# Task to carry out
If a line of the data below holds the word "LEAD", list it.

··· Available data

After: 2.800 million fits/s. About the same (-0.0%).

```diff
diff --git a/smplfitter_amd/csrc/kernels_wave.inc b/smplfitter_amd/csrc/kernels_wave.inc
--- a/smplfitter_amd/csrc/kernels_wave.inc
+++ b/smplfitter_amd/csrc/kernels_wave.inc
@@ -509,6 +509,14 @@
 constexpr int kGemmRing = SMPLFIT_GEMM_RING;
 static_assert(kGemmRing >= 2 && 16 * (kGemmRing - 1) + (kGemmRing - 2) * (kGemmTileBytes / 1024 / kGemmWaves + 1) <= 63,
               "s_waitcnt vmcnt is a 6-bit count");
+template <int... I, class F>
+__device__ __forceinline__ void static_for_seq(std::integer_sequence<int, I...>, F&& f) {
+  (f(std::integral_constant<int, I>{}), ...);
+}
+template <int N, class F>
+__device__ __forceinline__ void static_for(F&& f) {
+  static_for_seq(std::make_integer_sequence<int, N>{}, f);
+}
 template <int N>
 __device__ __forceinline__ void wait_vmcnt() {
   asm volatile("s_waitcnt vmcnt(%0)" ::"n"(N) : "memory");
@@ -579,34 +587,49 @@
   __builtin_amdgcn_s_barrier();
   const bool extra = wave < NDMA % NW;
   int buf = 0, buf_req = LEAD;
-  for (int t = t_begin; t < t_end; ++t) {
+  float* const cbase = TRANSPOSED ? C + (size_t)(m0 >> 6) * N * 64 + (m0 & 63) + l31 + 4 * kg * 64
+                                  : C + ((size_t)m0 + 4 * kg) * N + l31;
+  auto store1 = [&](const f32x16& a, int t, int r) {
+    const int row = (r & 3) + 8 * (r >> 2);
+    if (TRANSPOSED) st_stream<2>(cbase + ((size_t)t * 32 + row) * 64, a[r]);
+    else st_stream<2>(cbase + (size_t)row * N + t * 32, a[r]);
+  };
+  auto step = [&](f32x16& acc, const f32x16& prev, auto has_prev, int t) {
+    constexpr bool HAS_PREV = decltype(has_prev)::value;
     const bool more = t + 1 < t_end;
-    dma_tile(min(t + LEAD, t_end - 1), buf_req);
+    const char* base = smem_b + buf * kGemmTileBytes + frag_off;
+    const char* base3 = smem_b + buf * kGemmTileBytes + 2 * kGemmPlaneBytes + l31 * 32 + kg * 16;
+    auto frag = [&](int plane, int s) {
+      if constexpr (kGemm3) {
+        if (plane == 2) return *reinterpret_cast<const bf16x8*>(base3);
+      }
+      return *reinterpret_cast<const bf16x8*>(base + plane * kGemmPlaneBytes + s * 32);
+    };
+    bf16x8 p1, p2, p3;
     if (active) {
-      f32x16 acc;
+      p1 = frag(0, 0);
+      p2 = frag(1, 0);
+      p3 = p1;
+      if constexpr (!kGemm3) p3 = frag(2, 0);
+    }
+    if (more) dma_tile(min(t + LEAD, t_end - 1), buf_req);
+    if (active) {
 #pragma unroll
       for (int r = 0; r < 16; ++r) acc[r] = 0.f;
-      const char* base = smem_b + buf * kGemmTileBytes + frag_off;
-      auto frag = [&](int plane, int s) {
-        if constexpr (kGemm3) {
-          if (plane == 2) return *reinterpret_cast<const bf16x8*>(smem_b + buf * kGemmTileBytes + 2 * kGemmPlaneBytes + l31 * 32 + kg * 16);
-        }
-        return *reinterpret_cast<const bf16x8*>(base + plane * kGemmPlaneBytes + s * 32);
-      };
       auto mm = [&](const bf16x8& p, const bf16x8& f) {
         if (TRANSPOSED) acc = __builtin_amdgcn_mfma_f32_32x32x16_bf16(p, f, acc, 0, 0, 0);
         else acc = __builtin_amdgcn_mfma_f32_32x32x16_bf16(f, p, acc, 0, 0, 0);
       };
-      bf16x8 p1 = frag(0, 0), p2 = frag(1, 0), p3 = p1;
-      if constexpr (!kGemm3) p3 = frag(2, 0);
-#pragma unroll
-      for (int s = 0; s < KS; ++s) {
+      static_for<KS>([&](auto sc) {
+        constexpr int s = decltype(sc)::value;
         bf16x8 n1, n2, n3;
-        if (s + 1 < KS) {
+        constexpr int NREAD = s + 1 < KS ? (!kGemm3 || s + 1 == KS - 1 ? 3 : 2) : 0;
+        if constexpr (NREAD >= 2) {
           n1 = frag(0, s + 1);
           n2 = frag(1, s + 1);
           n3 = n1;
-          if (!kGemm3 || s + 1 == KS - 1) n3 = frag(2, s + 1);
+          if constexpr (NREAD == 3) n3 = frag(2, s + 1);
+          __builtin_amdgcn_sched_group_barrier(0x100, NREAD, 0);
         }
         if constexpr (kGemm3) {
           if (s == KS - 1) mm(p3, f1[s]);
@@ -621,28 +644,31 @@
           mm(p1, f2[s]);
           mm(p1, f1[s]);
         }
-        if (s + 1 < KS) {
+        constexpr int NMM = kGemm3 ? (s == KS - 1 ? 4 : 3) : 6;
+        constexpr int r0 = 16 * s / KS, r1 = 16 * (s + 1) / KS;
+        __builtin_amdgcn_sched_group_barrier(0x008, 1, 0);
+        if constexpr (HAS_PREV && r1 > r0) {
+#pragma unroll
+          for (int r = r0; r < r1; ++r) store1(prev, t - 1, r);
+          __builtin_amdgcn_sched_group_barrier(0x040, r1 - r0, 0);
+        }
+        __builtin_amdgcn_sched_group_barrier(0x008, NMM - 1, 0);
+        if constexpr (s + 1 < KS) {
           p1 = n1;
           p2 = n2;
           p3 = n3;
         }
-      }
-      if (TRANSPOSED) {
-        float* ccol = C + ((size_t)(m0 >> 6) * N + t * 32) * 64 + (m0 & 63) + l31;
-#pragma unroll
-        for (int r = 0; r < 16; ++r) st_stream<2>(ccol + (size_t)((r & 3) + 8 * (r >> 2) + 4 * kg) * 64, acc[r]);
-      } else {
-        float* crow = C + (size_t)m0 * N + t * 32 + l31;
-#pragma unroll
-        for (int r = 0; r < 16; ++r)
-          st_stream<2>(crow + (size_t)((r & 3) + 8 * (r >> 2) + 4 * kg) * N, acc[r]);
-      }
-    }
-    constexpr int N0 = (LEAD - 1) * (NDMA / NW), N1 = (LEAD - 1) * (NDMA / NW + 1), ST = 16 * LEAD;
-    if (!more) wait_vmcnt<0>();
-    else if (active) {
+      });
+    }
+    if (!more) return;
+    constexpr int N0 = (LEAD - 1) * (NDMA / NW), N1 = (LEAD - 1) * (NDMA / NW + 1);
+    constexpr int ST = HAS_PREV ? 16 * LEAD : 0, ST1 = HAS_PREV ? 16 : 0;
+    if (active && t - t_begin >= LEAD) {
       if (extra) wait_vmcnt<ST + N1>();
       else wait_vmcnt<ST + N0>();
+    } else if (active) {
+      if (extra) wait_vmcnt<ST1 + N1>();
+      else wait_vmcnt<ST1 + N0>();
     } else {
       if (extra) wait_vmcnt<N1>();
       else wait_vmcnt<N0>();
@@ -650,7 +676,27 @@
     __builtin_amdgcn_s_barrier();
     buf_req = buf;
     buf = buf + 1 == kGemmRing ? 0 : buf + 1;
-  }
+  };
+  constexpr std::false_type kFirst{};
+  constexpr std::true_type kNext{};
+  f32x16 acc0, acc1;
+  step(acc0, acc0, kFirst, t_begin);
+  int t = t_begin + 1;
+  for (; t + 1 < t_end; t += 2) {
+    step(acc1, acc0, kNext, t);
+    step(acc0, acc1, kNext, t + 1);
+  }
+  if (t < t_end) {
+    step(acc1, acc0, kNext, t);
+    if (active) {
+#pragma unroll
+      for (int r = 0; r < 16; ++r) store1(acc1, t, r);
+    }
+  } else if (active) {
+#pragma unroll
+    for (int r = 0; r < 16; ++r) store1(acc0, t - 1, r);
+  }
+  wait_vmcnt<0>();
 }
 
 constexpr int kTgPlanesA = sf::kGemm3 ? 2 : 3;
diff --git a/smplfitter_amd/csrc/smplfit_hip.hip b/smplfitter_amd/csrc/smplfit_hip.hip
--- a/smplfitter_amd/csrc/smplfit_hip.hip
+++ b/smplfitter_amd/csrc/smplfit_hip.hip
@@ -10,6 +10,7 @@
 #include <string>
 #include <vector>
 #include <type_traits>
+#include <utility>
 
 #include "../../include/smplfit.h"
 #include "sf_stages.h"
@@ -751,7 +752,7 @@
   const int Mp = (int)align_up((size_t)B, 128), N = 3 * d.Vp;
   if (d.Kp == 208 && gemm_bf16x3() && d.gemm_exclusive) {
     const int ntiles = N / 32, ny = (Mp + 32 * kGemmWaves - 1) / (32 * kGemmWaves);
-    const int nchunk = std::min(std::max(8, (2 * 256 / ny + 4) / 8 * 8), ntiles);
+    const int nchunk = std::min(std::max(8, (256 / ny + 4) / 8 * 8), ntiles);
     const int per = (ntiles + nchunk - 1) / nchunk;
     const size_t lds = (size_t)kGemmRing * kGemmTileBytes;
     ensure_max_lds(reinterpret_cast<const void*>(&k_posedirs_gemm_bf16x3<true>));
```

······

# Solution for this problem
   int buf = 0, buf_req = LEAD;
-    dma_tile(min(t + LEAD, t_end - 1), buf_req);
+    if (more) dma_tile(min(t + LEAD, t_end - 1), buf_req);
-    constexpr int N0 = (LEAD - 1) * (NDMA / NW), N1 = (LEAD - 1) * (NDMA / NW + 1), ST = 16 * LEAD;
+    constexpr int N0 = (LEAD - 1) * (NDMA / NW), N1 = (LEAD - 1) * (NDMA / NW + 1);
+    constexpr int ST = HAS_PREV ? 16 * LEAD : 0, ST1 = HAS_PREV ? 16 : 0;
+    if (active && t - t_begin >= LEAD) {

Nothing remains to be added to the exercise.